02 sept. 2011, 11:28

Avec Anne Tastemain et Francine Mury, l'art se décline au féminin à la galerie Numaga de Colombier. Enfin, façon de parler. Car le terme même de «femme peintre» hérisse la première citée, artiste parisienne installée en Bourgogne: «Je ne me définis pas ainsi, je peins, c'est tout!» La messe est dite. En rêvant de territoires aux frontières aléatoires, elle peint sur des toiles immenses des grilles à la Mondrian ou plutôt des marquages colorés apposés en défi «à l'opposition historique entre l'abstrait et le figuratif». Artiste solaire, extravertie, son patronyme de Tastemain lui suffit amplement. Anne c'est pour l'état civil.

Le langage des signes

Plus réservée, attentive à toutes choses, sa voisine de cimaises, Francine Mury, réinvente d'élégants alphabets en puisant dans le monde végétal un jeu de formes décalées. Cette graphiste de métier travaille selon les procédés du monotype (estampe unique) des gravures qui ressemblent à des peintures. Elle non plus ne se reconnaît pas dans «une création artistique spécifiquement féminine». Et pourtant, cette Tessinoise d'adoption fut l'une des initiatrices de la Triennale 1983 consacrée à «L'art et la femme» au Landeron, cité où elle vécut plus de 15 ans. Oui, mais c'était il y a presque 30 ans. «En Suisse, vous veniez à peine d'avoir le droit de vote», ne peut s'empêcher d'ironiser Anne Tastemain.

Imperturbable, Francine Mury sourit: «C'est vrai qu'à l'époque, les femmes artistes souffraient d'une méconnaissance de leur travail et pas seulement en Suisse, ce n'est plus tellement le cas aujourd'hui.
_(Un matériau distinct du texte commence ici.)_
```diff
+#pragma unroll
+                for (int w = 1; w < KS; ++w) sum += part[w][n];
+                acc[n] = sum;
+            }
+        }
+        if (!(s_fl[i] & 1)) return;
+#pragma unroll
+        for (int n = 0; n < NTN; ++n) {
+            const int co0 = (n % NPT) * 16 + 4 * g;
+            long opix = 0;
+            bool inside = true;
+            if (MODE == 3) {
+                const int tap4 = n / NPT;
+                inside = ((tap4 >> 1) == 0 || (s_fl[i] & 2)) && ((tap4 & 1) == 0 || (s_fl[i] & 4));
+                opix = (tap4 >> 1) * o_row + (tap4 & 1) * (long)a.out_ld;
+            }
+            if (!inside || co0 >= a.Cout) continue;
+            float* o = a.out + s_out[i] + opix + co0;
+            f32x4 v = acc[n] + bv[n % NPT];
+            if (a.vec_store && co0 + 3 < a.Cout) {
+                if (a.accumulate) {
+                    f32x4 old = *reinterpret_cast<f32x4*>(o);
+                    v += old;
+                }
+                *reinterpret_cast<f32x4*>(o) = v;
+            } else {
+#pragma unroll
+                for (int r = 0; r < 4; ++r)
+                    if (co0 + r < a.Cout) o[r] = a.accumulate ? o[r] + v[r] : v[r];
+            }
+        }
+    };
+
+    sfor<0, AHEAD>([&](auto k) { load_slot(k); });
+    for (long t = gw; t < sa.ntiles;) {
+        sfor<0, NB>([&](auto k) {
+            constexpr int i = decltype(k)::value;
+            if (t < sa.ntiles) {
+                load_slot(std::integral_constant<int, (i + AHEAD) % NB>{});
+                compute_slot(k);
+                t += nwaves;
+            }
+        });
     }
 }
 
@@ -2403,6 +2574,68 @@
     return RV_EUNSUPPORTED;
 }
 
+#define RV_ALGO_STREAM (1 << 21)
+#define RV_ALGO_TILE (1 << 22)
+static const long RV_CONV_STREAM_MIN_PIXELS = 131072;
+static int conv_stream_env(const char* name, int dflt) { return getenv(name) ? atoi(getenv(name)) : dflt; }
+static const int g_conv_stream_env = conv_stream_env("RV_CONV_STREAM", 1);
+static const int g_conv_stream_wgs_env = conv_stream_env("RV_CONV_STREAM_WGS", 0);
+
+static bool conv_stream_eligible(int mode, int R, const ConvArgs& a) {
+    return mode >= 1 && mode <= 3 && R == 4 && (mode == 2 ? 4 : 1) * a.nchunk * a.ntile_n <= 16;
+}
+
+static int conv_stream_form(int mode, int R, const ConvArgs& a, int algo) {
+    const bool s = (algo & RV_ALGO_STREAM) != 0, t = (algo & RV_ALGO_TILE) != 0;
+    const int fam = (algo >> 8) & 15;
+    const bool ok = conv_stream_eligible(mode, R, a) && (fam == 0 || fam == 1 || fam == 5);
+    if (s && t) return -1;
+    if (s) return ok ? 1 : -1;
+    if (t) return 0;
+    return (g_conv_stream_env && ok && a.npix >= RV_CONV_STREAM_MIN_PIXELS) ? 1 : 0;
+}
+
+template <int MODE, int KS, int NC = 1, int NTN = 1>
+static int launch_conv_stream_rt(const ConvStreamArgs& sa, int wg_cap, hipStream_t st) {
+    constexpr int TAPS = MODE == 2 ? 4 : 1, NS = TAPS * NC;
+    if constexpr (NS * NTN > 16) {
+        if constexpr (NTN == 1) return RV_EUNSUPPORTED;
+        else return launch_conv_stream_rt<MODE, KS, NC + 1, 1>(sa, wg_cap, st);
+    } else {
+        if constexpr (!(MODE == 3 && NTN % 4 != 0) && !(KS == 4 && NS < 4)) {
+            if (sa.c.nchunk == NC && sa.c.ntile_n == NTN) {
+                static const int resident = [] {
+                    int n = 0;
+                    return hipOccupancyMaxActiveBlocksPerMultiprocessor(&n, conv_stream_k<MODE, NC, NTN, KS>, 256, 0) == hipSuccess && n > 0 ? n : 1;
+                }();
+                int per_cu = g_conv_stream_wgs_env > 0 ? g_conv_stream_wgs_env : (MODE == 3 ? 4 : 2);
+                if (per_cu > resident) per_cu = resident;
+                const long trips = cdiv(sa.ntiles, 4 * 256L * per_cu);
+                long wgs = cdiv(sa.ntiles, 4 * trips);
+                if (wg_cap > 0 && wgs > wg_cap) wgs = wg_cap;
+                ConvStreamArgs s = sa;
+                const long stride = wgs * 4 * 16, plane = (long)s.c.Ph * s.c.Pw;
+                s.step_b = (int)(stride / plane);
+                s.step_y = (int)((stride % plane) / s.c.Pw);
+                s.step_x = (int)((stride % plane) % s.c.Pw);
+                hipLaunchKernelGGL((conv_stream_k<MODE, NC, NTN, KS>), dim3((unsigned)wgs), dim3(256), 0, st, s);
+                return RV_OK;
+            }
+        }
+        return launch_conv_stream_rt<MODE, KS, NC, NTN + 1>(sa, wg_cap, st);
+    }
+}
+
+static int launch_conv_stream(int mode, const ConvArgs& a, bool ksplit, int wg_cap, hipStream_t st) {
+    ConvStreamArgs sa;
+    sa.c = a;
+    sa.ntiles = (a.npix + 15) / 16;
+    sa.step_b = sa.step_y = sa.step_x = 0;
+    if (mode == 1) return ksplit ? launch_conv_stream_rt<1, 4>(sa, wg_cap, st) : launch_conv_stream_rt<1, 1>(sa, wg_cap, st);
+    if (mode == 2) return ksplit ? launch_conv_stream_rt<2, 4>(sa, wg_cap, st) : launch_conv_stream_rt<2, 1>(sa, wg_cap, st);
+    return ksplit ? launch_conv_stream_rt<3, 4>(sa, wg_cap, st) : launch_conv_stream_rt<3, 1>(sa, wg_cap, st);
+}
+
 static void choose_tiles(long ntiles, int ntile_n, int* NT, int* MT) {
     static const int nts[4] = {4, 3, 2, 1};
     static const int mts[3] = {4, 2, 1};
@@ -2658,6 +2891,16 @@
     return rv_internal_bn_stats(out, out_ld, (long)B * Ho * Wo, Cout, bn_sums, st);
 }
 
+int rv_conv_fwd_form(int mode, int B, int H, int W, int Cin, int Ho, int Wo, int Cout, int algo) {
+    const int R = frag_R(Cin);
+    if (mode < 0 || mode > 3 || R == 0 || (Cout <= 2 && mode != 3)) return (algo & RV_ALGO_STREAM) ? -1 : 0;
+    ConvArgs a;
+    a.nchunk = Cin / (4 * R);
+    a.ntile_n = mode == 3 ? 4 * Cout / 16 : (Cout + 15) / 16;
+    a.npix = mode == 3 ? (long)B * (H + (Ho - 2 * H)) * (W + (Wo - 2 * W)) : (long)B * Ho * Wo;
+    return conv_stream_form(mode, R, a, algo);
+}
+
 static int conv_fwd_impl(int mode, const float* in, int in_ld, int B, int H, int W, int Cin, float* out, int out_ld, int Ho,
                          int Wo, int Cout, const float* wpack, const float* bias, int accumulate, int algo, const BnFuse& bn,
                          bool* sums_done, hipStream_t st) {
@@ -2671,6 +2914,7 @@
     const int R = frag_R(Cin);
     const bool small = (R == 0) || (Cout <= 2 && mode != 3);
     if (small) {
+        if (algo & RV_ALGO_STREAM) { rv_set_error("rv_conv_fwd: the streaming form needs Cin %% 16 == 0 (Cin=%d Cout=%d)", Cin, Cout); return RV_EUNSUPPORTED; }
         SmallArgs s;
         s.in = in; s.in_ld = in_ld; s.H = H; s.W = W; s.out = out; s.out_ld = out_ld; s.Ho = Ho; s.Wo = Wo;
         s.B = B; s.wplain = wpack; s.bias = bias; s.npix = (long)B * Ho * Wo; s.accumulate = accumulate;
@@ -2747,7 +2991,16 @@
     a.fd_pw = fastdiv_make((unsigned)a.Pw); a.fd_plane = fastdiv_make((unsigned)(a.Ph * a.Pw)); a.fd_w = fastdiv_make((unsigned)W);
     RV_CHECK_ARG(a.npix < (1L << 31), "rv_conv_fwd: more than 2^31 pixels");
     const bool bf = ((algo >> 20) & 1) && mode == 0 && R == 4;
-    algo &= ~(1 << 20);
+    const int form = conv_stream_form(mode, R, a, algo);
+    if (form < 0) {
+        rv_set_error((algo & RV_ALGO_STREAM) && (algo & RV_ALGO_TILE)
+                         ? "rv_conv_fwd: RV_ALGO_STREAM and RV_ALGO_TILE exclude each other"
+                         : "rv_conv_fwd: the streaming form needs mode 1-3, Cin %% 16 == 0, at most 16 weight fragments and family 0, 1 or 5 (mode %d Cin=%d Cout=%d)",
+                     mode, Cin, Cout);
+        return RV_EUNSUPPORTED;
+    }
+    const int stream_cap = (algo & RV_ALGO_STREAM) ? (algo >> 12) & 255 : 0;
+    algo &= ~((1 << 20) | RV_ALGO_STREAM | RV_ALGO_TILE);
     const int fam = (algo >> 8) & 15, f_nt = (algo >> 4) & 15, f_mt = algo & 15, f_th = (algo >> 12) & 255;
     if (fam == 6 || fam == 10 || fam == 12) {
         if (mode != 0 || R != 4) { rv_set_error("rv_conv_fwd: the Winograd kernel needs a 3x3 conv with Cin %% 16 == 0"); return RV_EUNSUPPORTED; }
@@ -2797,6 +3050,14 @@
             return RV_EUNSUPPORTED;
         }
         NT = f_nt; MT = f_mt;
+    }
+    if (form == 1) {
+        if (launch_conv_stream(mode, a, ksplit, stream_cap, st) != RV_OK) {
+            rv_set_error("rv_conv_fwd: no streaming instance for nchunk=%d ntile_n=%d", a.nchunk, a.ntile_n);
+            return RV_EUNSUPPORTED;
+        }
+        RV_LAUNCH_CHECK("rv_conv_fwd(stream)");
+        return RV_OK;
     }
     int rc = RV_EUNSUPPORTED;
     if (R == 4) {
diff --git a/reconvat_amd/tuning.py b/reconvat_amd/tuning.py
--- a/reconvat_amd/tuning.py
+++ b/reconvat_amd/tuning.py
@@ -5,6 +5,8 @@
 from . import plans
 
 ALGO_BF16 = 1 << 20
+ALGO_STREAM = 1 << 21
+ALGO_TILE = 1 << 22
 FAMILIES = {
     1: ('conv_mfma_k', 4, False, False),
     2: ('conv3x3_lds_k', 4, False, False),
```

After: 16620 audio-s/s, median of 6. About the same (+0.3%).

Par contre, pour une femme, c'est toujours plus compliqué de se consacrer totalement à sa carrière.»

La couleur et les formes

Les deux artistes viennent de faire connaissance et l'on sent déjà leur complicité faite d'admiration, de curiosité réciproques. Pourtant, en apparence, aucun dénominateur commun ne relie leurs œuvres. En apparence seulement. Francine Mury: «Anne cherche dans la couleur ce que je cherche dans les formes». Sourire ravi de la talentueuse coloriste.

La guetteuse

Comme Nabokov qu'elle cite volontiers, Anne Tastemain a compris que «le seul bonheur ici bas est d'observer, d'épier, de guetter, de scruter son propre personnage et celui des autres» («Le guetteur /The Eye»). Le dessin d'observation est la base de son travail. Autodidacte proclamée, elle a fait ses classes au Louvre avec pour modèles les statuaires antiques.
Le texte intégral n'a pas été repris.